These days, finite automata are most often used as recognizers or generators of regular languages (see e.g. page 957).  A finite automaton has a certain finite number of states, which can be represented as nodes in a network.  These nodes are then joined by directed edges.  When a finite automaton is used as a recognizer or a generator of a regular language, each edge has a single symbol such as 0 or 1 on it.  Then a possible word in the language corresponds to the sequence of symbols seen on some possible path through the network that represents the finite automaton.

If one is trying to recognize whether a given word is in a regular language, one starts from a particular "start node" of the finite automaton, and sees whether each successive symbol in the word corresponds to a successive element in a possible path through the network.  If one is using a finite automaton as a generator of a regular language, one follows all possible paths, and sees what words they correspond to.

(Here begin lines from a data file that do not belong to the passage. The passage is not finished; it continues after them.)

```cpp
LSM_DEV void eno2_pair(double m2, double m1, double c, double p1, double p2, double , double , double ,
                       double& A, double& B) {
    const double dm = c - m1, dp = p1 - c;
    const double s0 = dp - dm;
    const double smm = dm - (m1 - m2);
    const double spp = (p2 - p1) - dp;
    const double hi = __builtin_fmax(s0, 0.0), lo = __builtin_fmin(s0, 0.0);
    A = __builtin_fma(0.5, __builtin_fmax(__builtin_fmin(smm, hi), lo), dm);
// ... 6 lines not shown
    double a = vpos ? positive(A) : negative(A);
    double b = vpos ? negative(B) : positive(B);
    a2 = a * a;
    b2 = b * b;
}
#else
LSM_DEV double godunov_term(double sg, double A, double B, double inv_h2) {
    const double a = __builtin_fmax(sg * A, 0.0);
    const double b = __builtin_fmin(sg * B, 0.0);
    return __builtin_fma(a, a, b * b) * inv_h2;
}
LSM_DEV double vmax0(double x) { double r; asm("v_max_f64 %0, %1, 0" : "=v"(r) : "v"(x)); return r; }
LSM_DEV double vmin0(double x) { double r; asm("v_min_f64 %0, %1, 0" : "=v"(r) : "v"(x)); return r; }
LSM_DEV double godunov_pos(double A, double B, double inv_h2) {
    const double a = vmax0(A);
    const double b = vmin0(B);
    return __builtin_fma(a, a, b * b) * inv_h2;
}
LSM_DEV double godunov_neg(double A, double B, double inv_h2) {
    const double a = vmin0(A);
    const double b = vmax0(B);
    return __builtin_fma(a, a, b * b) * inv_h2;
}
template <int NDIM, bool POS>
LSM_DEV double godunov_sum(const double* A, const double* B, const double* inv_h2, bool uniform_h) {
    if (uniform_h) {
        double s = 0.0;
#pragma unroll
        for (int d = 0; d < NDIM; ++d) {
            const double a = POS ? vmax0(A[d]) : vmin0(A[d]);
            const double b = POS ? vmin0(B[d]) : vmax0(B[d]);
            s = d == 0 ? a * a : __builtin_fma(a, a, s);
            s = __builtin_fma(b, b, s);
        }
        return s * inv_h2[0];
    }
    double s = 0.0;
#pragma unroll
    for (int d = 0; d < NDIM; ++d) s += POS ? godunov_pos(A[d], B[d], inv_h2[d]) : godunov_neg(A[d], B[d], inv_h2[d]);
    return s;
}
#endif

}
}
```

Baseline: 40130 Mcells/s.

## Fold WENO/advection scaling constants and use raw eikonal norm in fast path

```diff
diff --git a/levelsetmethods.jl_amd/csrc/lsm_api.hip b/levelsetmethods.jl_amd/csrc/lsm_api.hip
--- a/levelsetmethods.jl_amd/csrc/lsm_api.hip
+++ b/levelsetmethods.jl_amd/csrc/lsm_api.hip
@@ -504,6 +504,7 @@
         a.out = (double*)out;
         a.out2 = (double*)out2;
         a.cdt = cdt; a.cdt2 = cdt2;
+        for (int d = 0; d < 3; ++d) { a.inv_h3[d] = a.inv_h[d] / 3.0; a.cdt_inv_h3[d] = cdt * a.inv_h3[d]; }
         a.mb = mb; a.me = me;
         if (first) { a.base_mode = base_mode; a.phin = (const double*)(base_mode == LSM_BASE_PSI ? psi : phin); a.out2_accum = 0; }
         else       { a.base_mode = LSM_BASE_OTHER; a.phin = (const double*)out; a.out2_accum = 1; }
diff --git a/levelsetmethods.jl_amd/csrc/lsm_internal.h b/levelsetmethods.jl_amd/csrc/lsm_internal.h
--- a/levelsetmethods.jl_amd/csrc/lsm_internal.h
+++ b/levelsetmethods.jl_amd/csrc/lsm_internal.h
@@ -69,6 +69,7 @@
     double base_a, base_b;
     int out2_accum;
     double cdt, cdt2;
+    double inv_h3[3], cdt_inv_h3[3];
     int nterms;
     int order[NSLOTS];
     int natural;
diff --git a/levelsetmethods.jl_amd/csrc/stage_brick.h b/levelsetmethods.jl_amd/csrc/stage_brick.h
--- a/levelsetmethods.jl_amd/csrc/stage_brick.h
+++ b/levelsetmethods.jl_amd/csrc/stage_brick.h
@@ -136,7 +136,7 @@
         const NodeIO io{po, (unsigned)sizeof(ST) * eo, 8u * eo, zb + z + a.goff[2]};
         double pre_adv[3] = {0, 0, 0}, pre_nm[3] = {0, 0, 0}, pre_curv[3] = {0, 0, 0};
         const int gi0 = bx0 + x + a.goff[0], gi1 = by0 + y + a.goff[1];
-        if constexpr (ADV != 0) coeff_prep<NDIM, NDIM, ADV_SCALED, AK>(a.adv, a, gi0, gi1, pre_adv);
+        if constexpr (ADV != 0) coeff_prep<NDIM, NDIM, ADV_SCALED, AK, adv_factor_kind(ADV, true)>(a.adv, a, gi0, gi1, pre_adv);
         if constexpr (NM != 0) coeff_prep<NDIM, 1, false, LSM_COEFF_CONST>(a.nm, a, gi0, gi1, pre_nm);
         if constexpr (CURV != 0) coeff_prep<NDIM, 1, false, LSM_COEFF_CONST>(a.curv, a, gi0, gi1, pre_curv);
         NodeOps op;
@@ -154,7 +154,7 @@
     if ((NM && a.nm.kind != LSM_COEFF_CONST) || (CURV && a.curv.kind != LSM_COEFF_CONST)) return false;
     const int ak = ADV ? a.adv.kind : (int)LSM_COEFF_CONST;
     if (ak != LSM_COEFF_CONST && ak != LSM_COEFF_ROTATION) return false;
-    if (a.me <= a.mb || a.tune->stage_generic) return false;
+    if (a.me <= a.mb || a.tune->stage_generic || (ADV == 2 && !(a.cdt >= 0.0))) return false;
     const long long seg = a.f32 ? 4 : 2, lead = a.origin - LSM_GHOST * a.s2 - LSM_GHOST * a.s1;
     if (lead < BrickCfg::XL || lead % seg || a.s1 % 8 || a.s2 % 8 || a.origin % 8) return false;
     if (((unsigned long long)a.psi | (unsigned long long)a.mask) % 16ull) return false;
diff --git a/levelsetmethods.jl_amd/csrc/stage_kernel.h b/levelsetmethods.jl_amd/csrc/stage_kernel.h
--- a/levelsetmethods.jl_amd/csrc/stage_kernel.h
+++ b/levelsetmethods.jl_amd/csrc/stage_kernel.h
@@ -12,6 +12,20 @@
 #else
 constexpr bool ADV_SCALED = true;
 #endif
+constexpr int adv_factor_kind(int ADV, bool PLAIN) {
+#if LSM_STRICT
+    return 0;
+#else
+    return ADV == 2 ? (LSM_T1 ? 1 : 0) | (LSM_T2 && PLAIN ? 2 : 0) : 0;
+#endif
+}
+template <int FK>
+LSM_DEV double adv_factor(const StageArgs& a, int k) {
+    if constexpr (FK == 3) return a.cdt_inv_h3[k];
+    else if constexpr (FK == 2) return a.cdt * a.inv_h[k];
+    else if constexpr (FK == 1) return a.inv_h3[k];
+    else return a.inv_h[k];
+}
 
 constexpr int halo_of(int ADV, int NM, int CURV, int EIK) {
     int g = 0;
@@ -75,21 +89,21 @@
         __builtin_amdgcn_make_buffer_rsrc(const_cast<unsigned char*>(base), 0, __builtin_amdgcn_readfirstlane(range), 0x00020000), boff, 0, 0);
 }
 
-template <int NDIM, int NCOMP, bool SCALED = false, int KIND = -1>
+template <int NDIM, int NCOMP, bool SCALED = false, int KIND = -1, int FK = 0>
 LSM_DEV void coeff_prep(const CoeffArgs& c, const StageArgs& a, int gi0, int gi1, double pre[3]) {
     pre[0] = pre[1] = pre[2] = 0.0;
     const int kind = KIND >= 0 ? KIND : c.kind;
     if (kind == LSM_COEFF_CONST) {
 #pragma unroll
-        for (int k = 0; k < NCOMP; ++k) pre[k] = SCALED ? c.v[k] * a.inv_h[k] : c.v[k];
+        for (int k = 0; k < NCOMP; ++k) pre[k] = SCALED ? c.v[k] * adv_factor<FK>(a, k) : c.v[k];
     } else if (kind == LSM_COEFF_ROTATION) {
         const double x1 = a.lc[0] + (double)gi0 * a.h[0];
         pre[1] = c.v[0] * (x1 - c.v[1]);
-        if (SCALED) pre[1] = pre[1] * a.inv_h[1];
+        if (SCALED) pre[1] = pre[1] * adv_factor<FK>(a, 1);
         if (NDIM == 3) {
             const double x2 = a.lc[1] + (double)gi1 * a.h[1];
             pre[0] = -(c.v[0] * (x2 - c.v[2]));
-            if (SCALED) pre[0] = pre[0] * a.inv_h[0];
+            if (SCALED) pre[0] = pre[0] * adv_factor<FK>(a, 0);
         }
     } else if (kind == LSM_COEFF_SEPARABLE) {
 #pragma unroll
@@ -97,11 +111,11 @@
             const double* T = c.sep[k];
             double p = T[gi0];
             if (NDIM == 3) p = p * T[a.gn[0] + gi1];
-            pre[k] = SCALED ? p * (c.tfac * a.inv_h[k]) : p;
-        }
-    }
-}
-template <int NDIM, int NCOMP, bool SCALED = false, int KIND = -1>
+            pre[k] = SCALED ? p * (c.tfac * adv_factor<FK>(a, k)) : p;
+        }
+    }
+}
+template <int NDIM, int NCOMP, bool SCALED = false, int KIND = -1, int FK = 0>
 LSM_DEV void coeff_eval(const CoeffArgs& c, const StageArgs& a, const double pre[3], const double tz[3], int gim, long long plane_off,
                         unsigned ocol, double out[3]) {
     const int kind = KIND >= 0 ? KIND : c.kind;
@@ -112,7 +126,7 @@
         if (NDIM == 2) {
             const double x2 = a.lc[1] + (double)gim * a.h[1];
             out[0] = -(c.v[0] * (x2 - c.v[2]));
-            if (SCALED) out[0] = out[0] * a.inv_h[0];
+            if (SCALED) out[0] = out[0] * adv_factor<FK>(a, 0);
         } else {
             out[0] = pre[0];
         }
@@ -129,7 +143,7 @@
 #pragma unroll
         for (int k = 0; k < NCOMP; ++k) {
             out[k] = ldg(uniform_ptr(c.f[k] + plane_off), ocol);
-            if (SCALED) out[k] = out[k] * a.inv_h[k];
+            if (SCALED) out[k] = out[k] * adv_factor<FK>(a, k);
         }
     }
 }
@@ -175,7 +189,8 @@
     op.u[0] = op.u[1] = op.u[2] = 0.0;
     op.vnm = op.bcurv = op.s0 = op.phin = op.out2 = 0.0;
     op.have_negs = false;
-    if constexpr (ADV != 0) coeff_eval<NDIM, NDIM, ADV_SCALED, AK>(a.adv, a, pre_adv, pt.adv, io.gim, io.plane_off, io.ocold, op.u);
+    if constexpr (ADV != 0)
+        coeff_eval<NDIM, NDIM, ADV_SCALED, AK, adv_factor_kind(ADV, AK >= 0)>(a.adv, a, pre_adv, pt.adv, io.gim, io.plane_off, io.ocold, op.u);
     if constexpr (NM != 0) {
         double vv[3];
         coeff_eval<NDIM, 1, false, (AK >= 0 ? (int)LSM_COEFF_CONST : -1)>(a.nm, a, pre_nm, pt.nm, io.gim, io.plane_off, io.ocold, vv);
@@ -232,11 +247,11 @@
     auto lds = [&](auto Sc) {
         constexpr int ss = (D == 0 ? 1 : W) * decltype(Sc)::value;
         const double q0 = nv.T0[-3 * ss], q1 = nv.T0[-2 * ss], q2 = nv.T0[-ss], q4 = nv.T0[ss], q5 = nv.T0[2 * ss];
-        return weno5_undivided_pq<PQ>(q1 - q0, q2 - q1, nv.c - q2, q4 - nv.c, q5 - q4, epsf, P, Q);
+        return weno5_undivided_pq<PQ, LSM_T1 != 0>(q1 - q0, q2 - q1, nv.c - q2, q4 - nv.c, q5 - q4, epsf, P, Q);
     };
     auto reg = [&](auto Sc) {
         constexpr int ss = decltype(Sc)::value;
-        return weno5_undivided_pq<PQ>(nv.z(-2 * ss) - nv.z(-3 * ss), nv.z(-ss) - nv.z(-2 * ss), nv.c - nv.z(-ss),
+        return weno5_undivided_pq<PQ, LSM_T1 != 0>(nv.z(-2 * ss) - nv.z(-3 * ss), nv.z(-ss) - nv.z(-2 * ss), nv.c - nv.z(-ss),
                                       nv.z(ss) - nv.c, nv.z(2 * ss) - nv.z(ss), epsf, P, Q);
     };
     constexpr bool IN_LDS = D == 0 || (D == 1 && NDIM == 3);
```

But there is also another way to set up a finite automaton: not as a generator or recognizer, but instead as a transducer, or translator of one sequence to another.  This setup was particularly popular in the past, often as a model of an electrical or mechanical machine that operates in some kind of sequential way.  In the theory of finite automata, such transducer systems are sometimes known as Mealy machines.

A finite automaton that is going to be used as a transducer has not just one symbol but two associated with each edge: an input symbol and an output symbol.  Then given a sequence of symbols, one treats each one as an input, finds the corresponding edge in the network, and then gives the output symbol from that edge.